(Records contained in a dataset)
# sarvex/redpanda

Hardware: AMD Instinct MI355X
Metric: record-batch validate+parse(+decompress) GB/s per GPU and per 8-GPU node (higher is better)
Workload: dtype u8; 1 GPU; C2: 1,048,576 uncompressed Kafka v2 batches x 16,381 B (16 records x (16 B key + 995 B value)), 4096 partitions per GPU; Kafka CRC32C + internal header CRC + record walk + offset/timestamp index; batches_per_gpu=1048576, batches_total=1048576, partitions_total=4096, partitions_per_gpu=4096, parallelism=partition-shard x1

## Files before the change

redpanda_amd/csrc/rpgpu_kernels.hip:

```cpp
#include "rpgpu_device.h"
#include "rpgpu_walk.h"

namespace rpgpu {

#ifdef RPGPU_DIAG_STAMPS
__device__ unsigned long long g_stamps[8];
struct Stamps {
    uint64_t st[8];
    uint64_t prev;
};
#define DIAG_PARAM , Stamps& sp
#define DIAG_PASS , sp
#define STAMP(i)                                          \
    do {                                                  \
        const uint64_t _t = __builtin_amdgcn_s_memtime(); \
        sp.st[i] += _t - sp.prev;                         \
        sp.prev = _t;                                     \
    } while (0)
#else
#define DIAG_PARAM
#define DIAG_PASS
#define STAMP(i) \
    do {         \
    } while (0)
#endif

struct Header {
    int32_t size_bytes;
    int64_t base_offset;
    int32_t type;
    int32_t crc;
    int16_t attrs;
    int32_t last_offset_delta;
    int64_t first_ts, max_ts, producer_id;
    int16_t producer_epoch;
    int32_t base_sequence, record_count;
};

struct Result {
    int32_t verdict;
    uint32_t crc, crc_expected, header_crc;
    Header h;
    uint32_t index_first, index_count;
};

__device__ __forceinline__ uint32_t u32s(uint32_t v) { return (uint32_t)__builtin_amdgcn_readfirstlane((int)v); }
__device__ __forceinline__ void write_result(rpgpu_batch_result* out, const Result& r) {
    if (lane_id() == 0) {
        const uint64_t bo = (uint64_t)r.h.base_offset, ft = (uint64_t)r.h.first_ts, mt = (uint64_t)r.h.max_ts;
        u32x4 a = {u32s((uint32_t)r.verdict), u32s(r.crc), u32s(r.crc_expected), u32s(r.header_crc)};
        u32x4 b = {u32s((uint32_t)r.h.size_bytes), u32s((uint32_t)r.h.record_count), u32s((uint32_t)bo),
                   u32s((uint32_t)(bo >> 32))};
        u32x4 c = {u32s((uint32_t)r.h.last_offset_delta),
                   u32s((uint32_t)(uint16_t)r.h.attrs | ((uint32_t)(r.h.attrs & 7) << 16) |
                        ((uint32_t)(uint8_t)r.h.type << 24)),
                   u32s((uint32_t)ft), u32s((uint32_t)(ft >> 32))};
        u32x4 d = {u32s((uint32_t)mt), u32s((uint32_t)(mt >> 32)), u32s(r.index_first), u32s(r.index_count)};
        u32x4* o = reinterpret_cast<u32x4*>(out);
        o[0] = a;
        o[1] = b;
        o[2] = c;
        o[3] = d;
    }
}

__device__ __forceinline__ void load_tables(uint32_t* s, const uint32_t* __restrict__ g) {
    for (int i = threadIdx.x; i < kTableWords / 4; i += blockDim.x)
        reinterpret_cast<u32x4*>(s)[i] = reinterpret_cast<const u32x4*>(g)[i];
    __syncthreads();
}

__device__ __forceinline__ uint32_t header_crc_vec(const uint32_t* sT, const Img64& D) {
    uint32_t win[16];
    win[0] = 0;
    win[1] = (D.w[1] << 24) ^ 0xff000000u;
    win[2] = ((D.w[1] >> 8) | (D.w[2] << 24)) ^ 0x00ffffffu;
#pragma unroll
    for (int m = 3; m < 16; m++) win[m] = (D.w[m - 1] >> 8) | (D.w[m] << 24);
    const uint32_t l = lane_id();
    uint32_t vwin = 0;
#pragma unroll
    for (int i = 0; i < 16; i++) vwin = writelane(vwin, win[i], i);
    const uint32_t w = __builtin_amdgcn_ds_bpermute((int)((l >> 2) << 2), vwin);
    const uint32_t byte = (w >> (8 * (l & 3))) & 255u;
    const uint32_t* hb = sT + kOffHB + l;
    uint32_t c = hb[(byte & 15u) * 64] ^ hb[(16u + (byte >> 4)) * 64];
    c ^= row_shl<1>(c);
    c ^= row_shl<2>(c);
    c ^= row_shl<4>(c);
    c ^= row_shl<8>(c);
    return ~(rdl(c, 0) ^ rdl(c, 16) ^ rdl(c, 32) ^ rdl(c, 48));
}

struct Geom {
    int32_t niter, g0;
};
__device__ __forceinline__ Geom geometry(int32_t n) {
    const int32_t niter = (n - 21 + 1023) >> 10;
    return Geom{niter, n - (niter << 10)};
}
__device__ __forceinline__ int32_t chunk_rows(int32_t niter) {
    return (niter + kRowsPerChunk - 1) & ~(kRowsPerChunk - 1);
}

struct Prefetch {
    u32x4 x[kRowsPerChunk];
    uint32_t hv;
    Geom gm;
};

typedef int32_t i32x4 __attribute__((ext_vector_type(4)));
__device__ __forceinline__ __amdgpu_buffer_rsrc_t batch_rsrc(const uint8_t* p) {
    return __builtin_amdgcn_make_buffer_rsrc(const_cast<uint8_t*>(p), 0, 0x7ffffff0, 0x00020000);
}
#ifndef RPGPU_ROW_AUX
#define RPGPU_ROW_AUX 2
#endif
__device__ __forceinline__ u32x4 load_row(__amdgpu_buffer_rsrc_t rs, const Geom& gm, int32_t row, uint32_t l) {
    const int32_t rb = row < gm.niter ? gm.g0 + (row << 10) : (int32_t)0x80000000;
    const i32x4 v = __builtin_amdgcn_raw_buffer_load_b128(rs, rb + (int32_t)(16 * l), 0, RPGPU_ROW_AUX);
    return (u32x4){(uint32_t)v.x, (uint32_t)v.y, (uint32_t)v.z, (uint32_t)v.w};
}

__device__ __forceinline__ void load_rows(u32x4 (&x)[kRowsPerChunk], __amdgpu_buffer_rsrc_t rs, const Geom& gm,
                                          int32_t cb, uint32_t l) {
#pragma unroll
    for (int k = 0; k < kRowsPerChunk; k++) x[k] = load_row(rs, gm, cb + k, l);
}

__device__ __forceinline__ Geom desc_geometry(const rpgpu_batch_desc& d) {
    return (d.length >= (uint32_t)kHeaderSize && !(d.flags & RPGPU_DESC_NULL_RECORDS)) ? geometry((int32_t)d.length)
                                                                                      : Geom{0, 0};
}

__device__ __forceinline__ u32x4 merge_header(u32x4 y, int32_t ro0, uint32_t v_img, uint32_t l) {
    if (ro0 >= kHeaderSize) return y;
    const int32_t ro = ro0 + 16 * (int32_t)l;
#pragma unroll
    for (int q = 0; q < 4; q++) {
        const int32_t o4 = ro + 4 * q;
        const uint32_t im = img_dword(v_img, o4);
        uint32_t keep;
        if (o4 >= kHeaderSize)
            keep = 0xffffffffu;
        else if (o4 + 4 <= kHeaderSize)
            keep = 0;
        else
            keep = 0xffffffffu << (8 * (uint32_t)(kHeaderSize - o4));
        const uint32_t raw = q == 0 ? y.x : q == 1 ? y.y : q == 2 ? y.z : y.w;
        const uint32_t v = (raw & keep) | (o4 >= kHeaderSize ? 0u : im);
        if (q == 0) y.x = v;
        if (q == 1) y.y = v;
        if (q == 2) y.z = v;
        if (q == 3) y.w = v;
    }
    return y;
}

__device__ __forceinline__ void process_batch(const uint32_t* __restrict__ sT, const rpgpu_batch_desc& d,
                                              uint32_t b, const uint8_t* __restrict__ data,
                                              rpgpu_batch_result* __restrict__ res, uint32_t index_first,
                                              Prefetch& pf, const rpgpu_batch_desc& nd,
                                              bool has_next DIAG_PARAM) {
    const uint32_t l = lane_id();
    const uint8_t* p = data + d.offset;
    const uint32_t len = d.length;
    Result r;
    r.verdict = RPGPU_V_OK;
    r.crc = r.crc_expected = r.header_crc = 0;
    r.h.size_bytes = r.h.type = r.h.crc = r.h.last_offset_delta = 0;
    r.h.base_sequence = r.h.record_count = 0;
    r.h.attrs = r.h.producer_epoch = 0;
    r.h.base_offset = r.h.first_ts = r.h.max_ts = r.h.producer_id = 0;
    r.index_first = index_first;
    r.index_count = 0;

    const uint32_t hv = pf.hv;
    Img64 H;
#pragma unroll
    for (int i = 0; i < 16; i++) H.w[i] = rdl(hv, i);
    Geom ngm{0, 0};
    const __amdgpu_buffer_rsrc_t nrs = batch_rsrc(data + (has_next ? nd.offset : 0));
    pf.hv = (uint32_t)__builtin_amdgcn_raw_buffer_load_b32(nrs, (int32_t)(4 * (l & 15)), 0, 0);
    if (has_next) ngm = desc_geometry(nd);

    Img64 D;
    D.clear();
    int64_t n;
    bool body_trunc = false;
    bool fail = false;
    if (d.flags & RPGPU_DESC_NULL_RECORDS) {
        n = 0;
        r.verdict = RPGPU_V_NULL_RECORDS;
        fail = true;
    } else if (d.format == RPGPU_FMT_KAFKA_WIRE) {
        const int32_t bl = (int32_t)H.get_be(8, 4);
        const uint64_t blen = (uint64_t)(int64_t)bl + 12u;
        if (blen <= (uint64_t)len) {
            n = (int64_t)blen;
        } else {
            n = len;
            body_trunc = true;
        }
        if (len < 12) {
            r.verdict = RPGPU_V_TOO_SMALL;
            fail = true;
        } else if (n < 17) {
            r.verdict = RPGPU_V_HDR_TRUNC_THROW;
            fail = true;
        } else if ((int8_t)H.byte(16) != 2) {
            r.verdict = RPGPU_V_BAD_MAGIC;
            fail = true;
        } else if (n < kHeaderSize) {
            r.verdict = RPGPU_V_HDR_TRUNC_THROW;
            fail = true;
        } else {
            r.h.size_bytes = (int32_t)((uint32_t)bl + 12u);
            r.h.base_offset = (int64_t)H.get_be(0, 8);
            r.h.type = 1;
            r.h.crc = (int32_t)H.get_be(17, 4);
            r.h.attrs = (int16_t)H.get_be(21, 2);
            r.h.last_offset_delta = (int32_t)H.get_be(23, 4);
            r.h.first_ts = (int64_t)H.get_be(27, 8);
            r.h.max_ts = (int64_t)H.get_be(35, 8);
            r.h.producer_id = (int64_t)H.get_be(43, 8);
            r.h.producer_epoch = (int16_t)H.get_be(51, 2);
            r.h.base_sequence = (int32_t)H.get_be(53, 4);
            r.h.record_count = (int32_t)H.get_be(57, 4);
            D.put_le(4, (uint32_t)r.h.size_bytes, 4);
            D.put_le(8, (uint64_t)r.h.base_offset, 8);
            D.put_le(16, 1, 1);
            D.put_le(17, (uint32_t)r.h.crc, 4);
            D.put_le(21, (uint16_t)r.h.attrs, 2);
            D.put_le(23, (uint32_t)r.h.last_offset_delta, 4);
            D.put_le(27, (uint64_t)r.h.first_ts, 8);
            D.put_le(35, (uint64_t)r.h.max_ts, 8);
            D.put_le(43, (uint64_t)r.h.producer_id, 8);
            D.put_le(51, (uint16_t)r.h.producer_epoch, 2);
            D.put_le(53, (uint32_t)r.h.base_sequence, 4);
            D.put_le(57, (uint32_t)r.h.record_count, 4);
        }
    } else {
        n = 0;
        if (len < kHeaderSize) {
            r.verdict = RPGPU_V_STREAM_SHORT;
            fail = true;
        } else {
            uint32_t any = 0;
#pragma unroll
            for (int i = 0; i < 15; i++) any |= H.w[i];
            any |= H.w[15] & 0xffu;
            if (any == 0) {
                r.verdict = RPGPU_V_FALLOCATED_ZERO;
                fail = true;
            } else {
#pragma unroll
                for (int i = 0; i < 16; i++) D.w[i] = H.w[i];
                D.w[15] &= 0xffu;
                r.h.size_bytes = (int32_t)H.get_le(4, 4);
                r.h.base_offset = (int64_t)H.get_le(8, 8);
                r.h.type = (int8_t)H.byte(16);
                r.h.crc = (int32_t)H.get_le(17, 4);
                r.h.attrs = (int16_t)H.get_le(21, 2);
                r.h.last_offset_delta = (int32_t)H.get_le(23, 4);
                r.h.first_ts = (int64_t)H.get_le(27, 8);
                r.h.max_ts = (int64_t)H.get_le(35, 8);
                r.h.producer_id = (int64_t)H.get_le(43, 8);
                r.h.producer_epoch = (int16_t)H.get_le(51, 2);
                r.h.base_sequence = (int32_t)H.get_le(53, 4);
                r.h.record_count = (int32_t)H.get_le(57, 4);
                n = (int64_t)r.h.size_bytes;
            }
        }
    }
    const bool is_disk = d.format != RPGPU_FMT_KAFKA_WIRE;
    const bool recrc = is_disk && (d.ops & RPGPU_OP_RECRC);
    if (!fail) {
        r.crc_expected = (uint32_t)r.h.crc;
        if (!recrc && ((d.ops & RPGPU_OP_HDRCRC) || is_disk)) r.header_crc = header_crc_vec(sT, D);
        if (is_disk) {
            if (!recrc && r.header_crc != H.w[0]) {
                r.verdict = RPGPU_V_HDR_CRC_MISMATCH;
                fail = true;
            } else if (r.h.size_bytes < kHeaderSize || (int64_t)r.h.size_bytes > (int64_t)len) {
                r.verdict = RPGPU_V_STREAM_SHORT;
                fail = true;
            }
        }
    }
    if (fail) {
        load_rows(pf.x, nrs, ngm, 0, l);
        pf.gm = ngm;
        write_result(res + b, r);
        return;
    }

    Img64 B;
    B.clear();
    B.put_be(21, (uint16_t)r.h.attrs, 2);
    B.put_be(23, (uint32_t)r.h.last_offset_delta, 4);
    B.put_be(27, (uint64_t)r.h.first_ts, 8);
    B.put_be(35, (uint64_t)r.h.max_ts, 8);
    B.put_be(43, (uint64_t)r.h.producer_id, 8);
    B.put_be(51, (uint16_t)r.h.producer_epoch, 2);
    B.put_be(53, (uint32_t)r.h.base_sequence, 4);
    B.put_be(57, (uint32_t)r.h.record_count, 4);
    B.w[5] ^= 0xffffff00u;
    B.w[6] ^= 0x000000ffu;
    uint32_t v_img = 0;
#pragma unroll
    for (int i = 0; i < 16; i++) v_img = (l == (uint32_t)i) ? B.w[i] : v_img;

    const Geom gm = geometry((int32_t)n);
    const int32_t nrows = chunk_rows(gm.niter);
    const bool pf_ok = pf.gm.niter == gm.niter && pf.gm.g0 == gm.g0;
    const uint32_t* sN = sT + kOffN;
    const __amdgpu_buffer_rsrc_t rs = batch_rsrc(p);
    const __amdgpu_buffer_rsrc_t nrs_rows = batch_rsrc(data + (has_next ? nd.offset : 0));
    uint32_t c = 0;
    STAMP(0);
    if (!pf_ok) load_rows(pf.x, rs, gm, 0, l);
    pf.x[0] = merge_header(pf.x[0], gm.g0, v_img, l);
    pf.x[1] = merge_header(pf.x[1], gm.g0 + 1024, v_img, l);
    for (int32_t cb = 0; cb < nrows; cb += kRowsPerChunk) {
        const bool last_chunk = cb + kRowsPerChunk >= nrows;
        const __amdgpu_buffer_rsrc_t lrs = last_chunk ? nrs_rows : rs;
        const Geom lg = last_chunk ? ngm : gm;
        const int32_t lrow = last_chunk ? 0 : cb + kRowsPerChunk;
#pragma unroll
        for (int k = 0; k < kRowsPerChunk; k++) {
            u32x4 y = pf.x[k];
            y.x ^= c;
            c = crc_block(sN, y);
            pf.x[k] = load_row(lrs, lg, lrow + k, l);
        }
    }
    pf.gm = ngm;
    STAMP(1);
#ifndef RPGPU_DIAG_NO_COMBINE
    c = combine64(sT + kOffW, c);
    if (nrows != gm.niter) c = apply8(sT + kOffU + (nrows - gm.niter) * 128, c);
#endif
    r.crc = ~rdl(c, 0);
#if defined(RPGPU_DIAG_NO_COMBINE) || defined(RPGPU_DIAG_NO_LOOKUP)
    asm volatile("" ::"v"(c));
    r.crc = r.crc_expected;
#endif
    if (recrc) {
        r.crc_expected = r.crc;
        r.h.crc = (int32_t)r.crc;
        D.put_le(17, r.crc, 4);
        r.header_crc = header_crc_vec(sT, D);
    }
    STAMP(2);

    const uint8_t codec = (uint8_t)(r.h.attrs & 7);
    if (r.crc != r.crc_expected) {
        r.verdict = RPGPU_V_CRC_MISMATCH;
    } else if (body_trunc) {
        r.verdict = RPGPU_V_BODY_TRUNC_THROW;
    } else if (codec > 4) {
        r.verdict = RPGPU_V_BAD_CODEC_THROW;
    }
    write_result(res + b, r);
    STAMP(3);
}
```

**WHAT YOU SHOULD DO**
In the records above, find each line that mentions the string "Prefetch", then copy it.

**SOLUTION TO THE PROBLEM**
struct Prefetch {
                                              Prefetch& pf, const rpgpu_batch_desc& nd,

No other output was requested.